Tower Research Capital LLC, a high-frequency proprietary trading firm founded in 1998, seeks a Linux System Administrator to join our Server Reliability Engineering team. The Server Reliability Engineering organization is responsible for providing innovative processes and tools for the operation of Tower's high-frequency Linux-based trading platforms and High Performance Computing Environment (HPC). You will also be expected to propose and drive the adoption of Infrastructure as Code (IaC) practices to make our storage solutions scalable and manageable, and develop our growing needs with GPU, balancing on-premises and cloud-based resources.
Responsibilities
Supporting, maintaining, and enhancing the firm's trading Linux infrastructure
Supporting, maintaining, and enhancing the firm's HPC infrastructure for research
Providing support specifically for the Linux and HPC environments including:
Emergency response
Execution of planned changes, updates, and deployment projects within the Linux server infrastructure
Manage HPC systems to support trading operations and Condor Job scheduler
Advanced profiling and troubleshooting of performance issues specifically within the Linux servers environment
Contributing to the development and refinement of tools and systems to automate provisioning, configuration, and monitoring of thousands of Linux servers
Management of essential core services such as DHCP, LDAP, DNS, and NFS for on-prem and hosted data centers as well as public clouds
Participating in an on-call rotation and occasional weekend shifts
Engaging in daily direct communication with trading teams and core engineering
Stay up-to-date with the latest technologies and best practices in HPC, storage, and GPU computing.
Qualifications
Experience in maintenance, operation, and administration of a sufficiently advanced Linux environment
Daily use of and contribution to developing automation and monitoring tools
Comprehensive understanding of Linux OS concepts and internals
Working knowledge of Intel-based hardware and server components
Good knowledge of Python, expert knowledge of Bash for scripting and automation tasks in a Linux environment
Understanding of Linux server-side networking and typical network protocols
Participation in open source or personal projects is a plus
Understanding of Linux configuration management, source control, CI/CD, and automated deployment
Strong communication skills and the ability to work effectively in a team.
Preferred Qualifications
Experience with containerization and orchestration tools (e.g., Docker, Kubernetes).
Familiarity with cloud computing platforms and hybrid cloud environments.
Knowledge of parallel file systems (e.g., GPFS), batch systems (e.g., Slurm, Grid Engine, Condor), and high-performance network interconnects.
Experience with VAST and Weka storage solutions is highly desirable.

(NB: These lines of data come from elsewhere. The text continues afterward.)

rgrg_amd/csrc/decoder.hip:

```cpp
#include <math.h>
#include <stdlib.h>

#include <algorithm>
#include <type_traits>
#include <cmath>
#include <vector>

#include "common.h"

namespace rgrg {

struct GemmParams;
int launch_gemm_dense(const float* A, const float* W, const float* shift, const float* R, float* Y, int M, int N, int K,
                      int ldy, int act, float* ws, size_t ws_floats, hipStream_t st);
int init_gemm_attrs();
int init_gemm_bf16_attrs();
struct GemmLnFold {
    void* Yb16 = nullptr;
    float* stats_out = nullptr;
    const float* ln_stats = nullptr;
    const float* ln_colsum = nullptr;
    void* Ypre16 = nullptr;
    const void* G16 = nullptr;
    int ksplit = 0;
    float* sk_ws = nullptr;
    unsigned* sk_cnt = nullptr;
    float* cand_val = nullptr;
    int* cand_idx = nullptr;
    int kp = 0;
};
bool gemm_bf16_cand_epilogue_ok(int M, int N, int K);
int launch_gemm_bf16w_ex(const float* A, const void* A16, const void* Wb, const float* shift, const float* R, float* Y, void* Y16,
                         int M, int N, int K, int ldy, int act, hipStream_t st, int f16, const GemmLnFold* ln = nullptr);
int launch_gemm_bf16w(const float* A, const void* Wb, const float* shift, const float* R, float* Y, int M, int N, int K,
                      int ldy, int act, hipStream_t st, int f16);
int convert_f32_to_bf16(const float* src, void* dst, size_t n, hipStream_t st, int f16);

constexpr int MAX_CHAINS = 4;
constexpr int PAD_ROWS = 32;
constexpr int SKINNY_MAX_ROWS = 128;
static int skinny_max_rows() {
    static int v = -1;
    if (v < 0) { const char* e = getenv("RGRG_SKINNY_MAX_ROWS"); v = e ? atoi(e) : SKINNY_MAX_ROWS;
        if (v > SKINNY_MAX_ROWS) v = SKINNY_MAX_ROWS; if (v < 32) v = 32; }
    return v;
}
constexpr int BOS_ID = 50256, EOS_ID = 50256, PAD_ID = 50256;
constexpr float LN_EPS = 1e-5f;

__global__ __launch_bounds__(256) void pack_weights_kernel(const float* __restrict__ W, float* __restrict__ P, int N,
                                                           int K, int NT) {
    const size_t total = (size_t)NT * (K / 8) * 64;
    for (size_t o = (size_t)blockIdx.x * blockDim.x + threadIdx.x; o < total; o += (size_t)gridDim.x * blockDim.x) {
        const int l = (int)(o & 63);
        const size_t t = o >> 6;
        const int kc = (int)(t % (K / 8));
        const int nt = (int)(t / (K / 8));
        const int n = nt * 32 + (l & 31);
        f32x4 v = {0.f, 0.f, 0.f, 0.f};
        if (n < N) v = *reinterpret_cast<const f32x4*>(W + (size_t)n * K + kc * 8 + (l >> 5) * 4);
        reinterpret_cast<f32x4*>(P)[o] = v;
    }
}

struct SkinnyArgs {
    const float* X;
    const float* P;
    const float* bias;
    const float* R;
    float* Y;
    float* part;
// ... 415 lines not shown
            L += pl[k] * wgt;
            o += pacc[k][threadIdx.x] * wgt;
        }
        out[frag_out ? frag_off(s, hd * 64 + threadIdx.x, D) : (size_t)s * D + hd * 64 + threadIdx.x] = o / L;
    }
}

typedef unsigned short u16;
typedef unsigned int u32x4 __attribute__((ext_vector_type(4)));
template <bool F16>
__device__ __forceinline__ float pair_lo(unsigned u) {
    if constexpr (F16) return f16_bits_to_f32(u & 0xffffu);
    else return __uint_as_float(u << 16);
}
template <bool F16>
__device__ __forceinline__ float pair_hi(unsigned u) {
    if constexpr (F16) return f16_bits_to_f32(u >> 16);
    else return __uint_as_float(u & 0xffff0000u);
}

struct Kv16Row {
    f32x4 q0, q1, k0, k1, v0, v1;
};
template <bool F16>
__device__ __forceinline__ u32x4 kv16_pack_round(const f32x4& lo, const f32x4& hi) {
    u32x4 o;
    o[0] = to16<F16>(lo[0]) | (to16<F16>(lo[1]) << 16);
    o[1] = to16<F16>(lo[2]) | (to16<F16>(lo[3]) << 16);
    o[2] = to16<F16>(hi[0]) | (to16<F16>(hi[1]) << 16);
    o[3] = to16<F16>(hi[2]) | (to16<F16>(hi[3]) << 16);
    return o;
}

template <int NI, bool HAS_SRC, bool FIRST, bool F16>
__device__ __forceinline__ void kv16_wave_chunk(const __amdgpu_buffer_rsrc_t kc, const __amdgpu_buffer_rsrc_t vc, const int* __restrict__ srow,
                                                int s, int hd, int H, int T, int base, int nkeys, int slot, int g, int d8,
                                                Kv16Row& r, float (&q)[8], u32x4& kn16, u32x4& vn16, float& m, float& l, float (&acc)[8]) {
    int rowi[NI];
#pragma unroll
    for (int i = 0; i < NI; ++i) rowi[i] = HAS_SRC ? srow[min(base + i * 8 + g, nkeys - 1)] : s;
    u32x4 kk[NI], vv[NI];
#pragma unroll
    for (int i = 0; i < NI; ++i) {
        const int jc = min(base + i * 8 + g, nkeys - 1);
        const unsigned off = ((unsigned)((rowi[i] * H + hd) * T + jc) * 64u + (unsigned)d8 * 8u) * 2u;
        kk[i] = __builtin_bit_cast(u32x4, __builtin_amdgcn_raw_buffer_load_b128(kc, (int)off, 0, 2));
        vv[i] = __builtin_bit_cast(u32x4, __builtin_amdgcn_raw_buffer_load_b128(vc, (int)off, 0, 2));
    }
    __builtin_amdgcn_sched_barrier(0);
    if constexpr (FIRST) {
#pragma unroll
        for (int e = 0; e < 4; ++e)
            asm volatile("" : "+v"(r.q0[e]), "+v"(r.q1[e]), "+v"(r.k0[e]), "+v"(r.k1[e]), "+v"(r.v0[e]), "+v"(r.v1[e]));
#pragma unroll
        for (int e = 0; e < 4; ++e) { q[e] = r.q0[e]; q[4 + e] = r.q1[e]; }
        kn16 = kv16_pack_round<F16>(r.k0, r.k1);
        vn16 = kv16_pack_round<F16>(r.v0, r.v1);
    }
    float sc[NI];
    float cmax = -INFINITY;
#pragma unroll
    for (int i = 0; i < NI; ++i) {
        const int j = base + i * 8 + g;
        if (j == slot) { kk[i] = kn16; vv[i] = vn16; }
        float dot = 0.f;
#pragma unroll
        for (int e = 0; e < 4; ++e)
            dot += q[2 * e] * pair_lo<F16>(kk[i][e]) + q[2 * e + 1] * pair_hi<F16>(kk[i][e]);
        dot += dpp_get<0xB1, 0xf>(dot);
        dot += dpp_get<0x4E, 0xf>(dot);
        dot += dpp_get<0x141, 0xf>(dot);
        sc[i] = j < nkeys ? dot / 8.0f : -INFINITY;
        cmax = fmaxf(cmax, sc[i]);
    }
    const float m_new = fmaxf(m, cmax);
    const float scale = (m == -INFINITY) ? 0.f : expf(m - m_new);
    const bool any = m_new != -INFINITY;
    l *= scale;
#pragma unroll
    for (int e = 0; e < 8; ++e) acc[e] *= scale;
#pragma unroll
    for (int i = 0; i < NI; ++i) {
        const int j = base + i * 8 + g;
        const float pj = (j < nkeys && any) ? expf(sc[i] - m_new) : 0.f;
        l += pj;
#pragma unroll
        for (int e = 0; e < 4; ++e) {
            const unsigned u = j < nkeys ? vv[i][e] : 0u;
            acc[2 * e] += pj * pair_lo<F16>(u);
            acc[2 * e + 1] += pj * pair_hi<F16>(u);
        }
    }
    m = m_new;
}
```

Solid understanding of trading infrastructure and low-latency systems.
Excellent problem-solving skills and the ability to work in a fast-paced, dynamic environment.
Skills in managing hybrid cloud/on-premises environments.
Experience proposing and implementing Infrastructure as Code (IaC) practices from the ground up.
Anticipated New York annual base salary range $100,000-$130,000 plus eligible for discretionary bonus.
Benefits
Tower’s headquarters are in FiDi, the heart of downtown Manhattan, at the historic Equitable Building. While we work hard, Tower’s cubicle-free workplace, jeans-clad workforce, and well-stocked kitchens reflect the value the firm places on quality of life. Benefits include:
401(k) with company matching
5 weeks of paid vacation per year plus 11 paid holidays
Free breakfast, lunch, and snacks on a daily basis
Reimbursement for health and wellness expenses
Free events and workshops
Donation matching program
Tower Research Capital is an equal opportunity employer.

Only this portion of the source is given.